Style Other / Ref.11431
CREIL-MONTEREAU FACTORY (attributed to) - Mantel garniture in the japanese taste with trompe l'oeil cloisonné
Width: 12'' ⅝ 32cm
Height: 22'' 56cm
Depth: 10'' ¼ 26cm
France, 19th century
Faience, polychrome enamel, gilt-bronze
Size of the clock: Height: 22'' 1/16 ; Width: 12'' 5/8 ; Depth: 10'' 1/4
Size of the lamps: Height: 30'' 5/16 ; Width: 7'' 1/16 ; Depth: 7'' 1/16
This exceptional polychrome faience mantle garniture, mounted in bronze, is made up of a clock and two petrol lamps. The rich decoration is drawn from a large ornamental vocabulary inspired by the Far East that was so popular in France during the last quarter of the 19th century. The clock is decorated with a large cockatoo perched on a long, slender leaf while the clock face is crowned with a nightingale in flight. The two lamps are decorated with wading birds in a lakeside setting. The scene is set upon a blue background painted with fine applied gold lines that simulate Chinese cloisonné.
The bronze mounts are extremely refined and each piece sits upon a four-legged base in the shape of elephant heads. The clock is surmounted by a large bronze Oriental Foo dog, a figure that was extremely popular in 19th century China. The influence of the Japanese style is evident in the motifs and the technique of “faux cloisonné” that consisted of painting a network of lines in gold on a blue ground that imitates cloisonné of the Far East.
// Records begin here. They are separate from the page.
int ginsim_end_stats(ginsim_ctx* c, const double* end_err, int64_t runs, ginsim_stats* host_out) {
    REQUIRE(c && end_err && host_out && runs >= 1, "end_stats: bad arguments");
    HIP_TRY(hipSetDevice(c->device));
    void* ws = nullptr;
    HIP_TRY(scratch(c, 0, stats_scratch_bytes(runs), &ws));
    HIP_TRY(launch_end_stats(end_err, runs, ws, c->stream));
    const char* res = reinterpret_cast<char*>(ws) + stats_scratch_bytes(runs) - sizeof(ginsim_stats);
    HIP_TRY(hipMemcpyAsync(host_out, res, sizeof(ginsim_stats), hipMemcpyDeviceToHost, c->stream));
    HIP_TRY(hipStreamSynchronize(c->stream));
    return GINSIM_OK;
}

int ginsim_end_stats_begin(ginsim_ctx* c, const double* end_err, int64_t runs, int32_t slot) {
    REQUIRE(c && end_err && runs >= 1 && slot >= 0 && slot < 8, "end_stats_begin: bad arguments");
    REQUIRE(!c->stat_pending[slot], "end_stats_begin: slot %d is still pending (call ginsim_end_stats_finish first)", slot);
    HIP_TRY(hipSetDevice(c->device));
    if (!c->stat_slots) HIP_TRY(hipHostMalloc(reinterpret_cast<void**>(&c->stat_slots), 8 * sizeof(ginsim_stats), hipHostMallocDefault));
    if (!c->stat_ev[slot]) HIP_TRY(hipEventCreateWithFlags(&c->stat_ev[slot], hipEventDisableTiming));
    void* ws = nullptr;
    HIP_TRY(scratch(c, 0, stats_scratch_bytes(runs), &ws));
    HIP_TRY(launch_end_stats(end_err, runs, ws, c->stream));
    const char* res = reinterpret_cast<char*>(ws) + stats_scratch_bytes(runs) - sizeof(ginsim_stats);
    HIP_TRY(hipMemcpyAsync(&c->stat_slots[slot], res, sizeof(ginsim_stats), hipMemcpyDeviceToHost, c->stream));
    HIP_TRY(hipEventRecord(c->stat_ev[slot], c->stream));
    c->stat_pending[slot] = true;
    return GINSIM_OK;
}

int ginsim_end_stats_finish(ginsim_ctx* c, int32_t slot, ginsim_stats* host_out) {
    REQUIRE(c && host_out && slot >= 0 && slot < 8, "end_stats_finish: bad arguments");
    REQUIRE(c->stat_pending[slot], "end_stats_finish: nothing was begun in slot %d", slot);
    HIP_TRY(hipEventSynchronize(c->stat_ev[slot]));
    *host_out = c->stat_slots[slot];
    c->stat_pending[slot] = false;
    return GINSIM_OK;
}

int ginsim_comm_unique_id(unsigned char* id) {
    REQUIRE(id, "comm_unique_id: NULL output");
    const char* err = comm_unique_id(id);
    if (err) { set_error("comm_unique_id: %s", err); return GINSIM_ERR_HIP; }
    return GINSIM_OK;
}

Although unmarked, this mantle garniture is typical of the faience produced by the Creil-Montereau factory for the Escalier de Cristal. Founded in 1719, Montereau entered into partnership with Creil in 1840, which became “Lebeuf, Milliet and Company” in 1841. After the death of Louis Lebeuf, in July of 1876, Henri Félix Anatole Barluet, the director at Creil, became the Director General of the Société de la Manufacture de Creil et Montereau, which then took the name “Barluet and Company” until the death of Barluet, in 1884. This beautiful mantle garniture was produced during this period; several plates decorated in a similar manner and marked “B et Cie” are known to exist. It seems probable that this garniture was made for the retailer, Escalier de Cristal, the shop that was so renowned in the second half of the 19th century. The Escalier de Cristal actively participated in the development of Far Oriental taste by marketing small decorative objects and luxury furniture in the so-called “Japanese style.” Founded in 1804 by the widow Desarnaud, it was taken over by Pierre-Isidore Lahoche, an associate of her son-in-law, and became “Pannier, Lahoche and Company”, in 1867, when they relocated near the new Paris Opera. At the time, this was a fashionable neighborhood where elegant women and lovers of beautiful objects came to visit the prestigious shops in order to find furniture and precious items that would attest to their good taste and sophisticated lifestyle.